### EXERCISE AIM
This exercise calls for copying every line below that holds the word "kThreads".

★ ★ ★

# czbiohub-sf/shrimPy

Measured on AMD Instinct MI355X. Metric: voxels/sec deskew+20-iter RL deconv, 2048×2048×512 f32; HBM GB/s vs peak, higher is better.
Workload: dtype f32

## Files before the change

shrimpy_amd/csrc/rfft_rows.hip:

```cpp

#include "correlate_common.hpp"
#include "fft_lds.hpp"

namespace {

using namespace lsr_fft;

constexpr int kThreads = 512;
constexpr int kRows = 8;
constexpr int kPerRow = kThreads / kRows;
constexpr int kMaxM = 2048;
constexpr int kMaxTapsX = 2 * kPerRow + 1;

struct RowsArgs {
  const float* in;
  int Zi, Yi, Xi;
  float2* spec;
  int Z, Y, X, M, XC;
  const float2* tw_half;
  const float2* tw_x;
  Factors f;
  float* pval;
  unsigned long long* pidx;
  const float* aux;
  float* out;
  int Zo, Yo, Xo;
  float scale, eps;
  int pz, py, px;
  const double* norm_table;
  float norm_full;
  double* stats;
};

__device__ __forceinline__ int reflect_index(int i, int n) {
  if (n == 1) return 0;
  const int period = 2 * (n - 1);
  i = i % period;
  if (i < 0) i += period;
  return i < n ? i : period - i;
}
__device__ __forceinline__ int match_index(int o, int ni, int no) {
  if (no > ni) return reflect_index(o - (no - ni) / 2, ni);
  return o + (ni - no) / 2;
}

struct Tile {
  float2* buf;
  float2* tw;
  int pitch;
};

__device__ __forceinline__ Tile carve(float2* smem, int M) {
  Tile t;
  t.pitch = M + 1;
  t.buf = smem;
  t.tw = smem + kRows * t.pitch;
  return t;
}

__device__ __forceinline__ float2 tw_m(const float2* tw, int half, int i) {
  const bool hi = i >= half;
  const float2 v = tw[hi ? i - half : i];
  return hi ? float2{-v.x, -v.y} : v;
}

__device__ __forceinline__ int xcd_tile(int n_tiles, int block) {
  const int per = (n_tiles + 7) >> 3;
  const int t = (block & 7) * per + (block >> 3);
  return t < n_tiles ? t : -1;
}
__host__ __device__ inline unsigned xcd_grid(int64_t n_tiles) { return static_cast<unsigned>(8 * ((n_tiles + 7) / 8)); }

__device__ __forceinline__ void store_zero_tile(const RowsArgs& p, int z, int y0, int nrows, int tid) {
  const int r = tid & (kRows - 1), k0 = tid / kRows;
  if (r < nrows) {
    float2* out = p.spec + static_cast<int64_t>(z) * p.XC * p.Y + y0 + r;
    for (int k = k0; k <= p.M; k += kThreads / kRows) out[static_cast<int64_t>(k) * p.Y] = float2{0.0f, 0.0f};
  }
}

__device__ __forceinline__ void r2c_post_store(const RowsArgs& p, const Tile& t, int z, int y0, int nrows, int tid) {
  const int M = p.M;
  const int r = tid & (kRows - 1), k0 = tid / kRows;
  if (r < nrows) {
    const float2* row = t.buf + r * t.pitch;
    float2* out = p.spec + static_cast<int64_t>(z) * p.XC * p.Y + y0 + r;
    const float2* twx = p.tw_x;
    const int64_t ystride = p.Y;
    batched_loop<8>(k0, M + 1, kThreads / kRows, [twx](int k) { return twx[k]; },
                    [row, out, M, ystride](int k, float2 w) {
                      const float2 a = row[k == M ? 0 : k], b = cconj(row[k == 0 ? 0 : M - k]);
                      const float2 e = float2{0.5f * (a.x + b.x), 0.5f * (a.y + b.y)};
                      const float2 o = mul_mi(float2{0.5f * (a.x - b.x), 0.5f * (a.y - b.y)});
                      out[static_cast<int64_t>(k) * ystride] = cadd(e, cmul(w, o));
                    });
  }
}

template <bool ZERO>
__global__ __launch_bounds__(kThreads) void rfft_rows_kernel(RowsArgs p) {
  extern __shared__ float2 smem[];
  const int M = p.M, half = M / 2;
  const Tile t = carve(smem, M);
  const int tid = threadIdx.x;
  const int tiles_y = (p.Y + kRows - 1) / kRows;
  int z, y0;
  if constexpr (ZERO) {
    const int ty_src = (p.Yi + kRows - 1) / kRows, n_src = p.Zi * ty_src;
    const int first_pad = static_cast<int>(xcd_grid(n_src));
    if (static_cast<int>(blockIdx.x) < first_pad) {
      const int tile = xcd_tile(n_src, blockIdx.x);
      if (tile < 0) return;
      z = tile / ty_src;
      y0 = (tile - z * ty_src) * kRows;
    } else {
      const int q = static_cast<int>(blockIdx.x) - first_pad, beside = tiles_y - ty_src, n_beside = p.Zi * beside;
      if (q >= n_beside) return;
      z = q / beside;
      y0 = (ty_src + q - z * beside) * kRows;
    }
  } else {
    const int tile = xcd_tile(p.Z * tiles_y, blockIdx.x);
    if (tile < 0) return;
    z = tile / tiles_y;
    y0 = (tile - z * tiles_y) * kRows;
  }
  const int nrows = min(kRows, p.Y - y0);

  if constexpr (ZERO) {
    if (z >= p.Zi || y0 >= p.Yi) {
      store_zero_tile(p, z, y0, nrows, tid);
      return;
    }
  }
  for (int k = tid; k < half; k += kThreads) t.tw[k] = p.tw_half[k];
  if constexpr (ZERO) {
    const int r = tid / kPerRow, lane = tid & (kPerRow - 1);
    float2* row = t.buf + r * t.pitch;
    if (r < nrows && y0 + r < p.Yi) {
      const float* src = p.in + (static_cast<int64_t>(z) * p.Yi + y0 + r) * p.Xi;
      const int last = p.Xi - 1, n_src = (p.Xi + 1) / 2;
      batched_loop<8>(lane, n_src, kPerRow,
                      [src, last](int m) { return float2{src[2 * m], src[min(2 * m + 1, last)]}; },
                      [row, last](int m, float2 v) { row[m] = float2{v.x, 2 * m + 1 <= last ? v.y : 0.0f}; });
      for (int m = lane + ((n_src - lane + kPerRow - 1) / kPerRow) * kPerRow; m < M; m += kPerRow) row[m] = float2{0.0f, 0.0f};
    } else {
      for (int m = lane; m < M; m += kPerRow) row[m] = float2{0.0f, 0.0f};
    }
  } else {
    const int r = tid / kPerRow, lane = tid & (kPerRow - 1);
    float2* row = t.buf + r * t.pitch;
    if (r < nrows) {
      const float* src = p.in + (static_cast<int64_t>(match_index(z, p.Zi, p.Z)) * p.Yi + match_index(y0 + r, p.Yi, p.Y)) * p.Xi;
      const int shift = p.X > p.Xi ? -((p.X - p.Xi) / 2) : (p.Xi - p.X) / 2;
      const int xi = p.Xi;
      batched_loop<8>(lane, M, kPerRow,
                      [src, shift, xi](int m) {
                        const int x0 = 2 * m + shift, x1 = x0 + 1;
                        const bool inside = x0 >= 0 && x1 < xi;
                        return float2{src[inside ? x0 : reflect_index(x0, xi)], src[inside ? x1 : reflect_index(x1, xi)]};
                      },
                      [row](int m, float2 v) { row[m] = v; });
    } else {
      for (int m = lane; m < M; m += kPerRow) row[m] = float2{0.0f, 0.0f};
    }
  }
  __syncthreads();

  const float2* twl = t.tw;
  transform<kMaxM, kPerRow>(t.buf + (tid / kPerRow) * t.pitch, M, p.f, [twl, half](int i) { return tw_m(twl, half, i); },
                            tid & (kPerRow - 1));

  __syncthreads();
  r2c_post_store(p, t, z, y0, nrows, tid);
}

__device__ __forceinline__ void load_spectrum_tile(const RowsArgs& p, const Tile& t, int z, int y0, int y_end, int tid) {
  const int M = p.M;
  const int r = tid & (kRows - 1), k0 = tid / kRows;
  float2* row = t.buf + r * t.pitch;
  if (y0 + r < y_end) {
    const float2* in = p.spec + static_cast<int64_t>(z) * p.XC * p.Y + y0 + r;
    const int64_t ystride = p.Y;
    batched_loop<10>(k0, M + 1, kThreads / kRows, [in, ystride](int k) { return in[static_cast<int64_t>(k) * ystride]; },
                     [row](int k, float2 v) { row[k] = v; });
  } else {
    for (int k = k0; k <= M; k += kThreads / kRows) row[k] = float2{0.0f, 0.0f};
  }
}

__device__ __forceinline__ void c2r_pre_step(const RowsArgs& p, const Tile& t, int tid) {
  const int M = p.M, half = M / 2;
  const int r = tid / kPerRow, lane = tid & (kPerRow - 1);
  float2* row = t.buf + r * t.pitch;
  const float2* twx = p.tw_x;
  struct Pair { float2 a, b; };
  batched_loop<5>(lane, half + 1, kPerRow, [twx, M](int m) { return Pair{twx[m], twx[M - m]}; },
                  [row, M](int m, Pair w) {
                    const int mm = M - m;
                    const float2 xa = row[m], xb = row[mm];
                    const float2 wa = cconj(w.a), wb = cconj(w.b);
                    const float2 za = cadd(cadd(xa, cconj(xb)), mul_i(cmul(wa, csub(xa, cconj(xb)))));
                    const float2 zb = cadd(cadd(xb, cconj(xa)), mul_i(cmul(wb, csub(xb, cconj(xa)))));
                    row[m] = cconj(za);
                    if (m != 0 && mm != m) row[mm] = cconj(zb);
                  });
}
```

★ ★ ★

### WRITTEN ANSWER
constexpr int kThreads = 512;
constexpr int kPerRow = kThreads / kRows;
    for (int k = k0; k <= p.M; k += kThreads / kRows) out[static_cast<int64_t>(k) * p.Y] = float2{0.0f, 0.0f};
    batched_loop<8>(k0, M + 1, kThreads / kRows, [twx](int k) { return twx[k]; },
__global__ __launch_bounds__(kThreads) void rfft_rows_kernel(RowsArgs p) {
  for (int k = tid; k < half; k += kThreads) t.tw[k] = p.tw_half[k];
    batched_loop<10>(k0, M + 1, kThreads / kRows, [in, ystride](int k) { return in[static_cast<int64_t>(k) * ystride]; },
    for (int k = k0; k <= M; k += kThreads / kRows) row[k] = float2{0.0f, 0.0f};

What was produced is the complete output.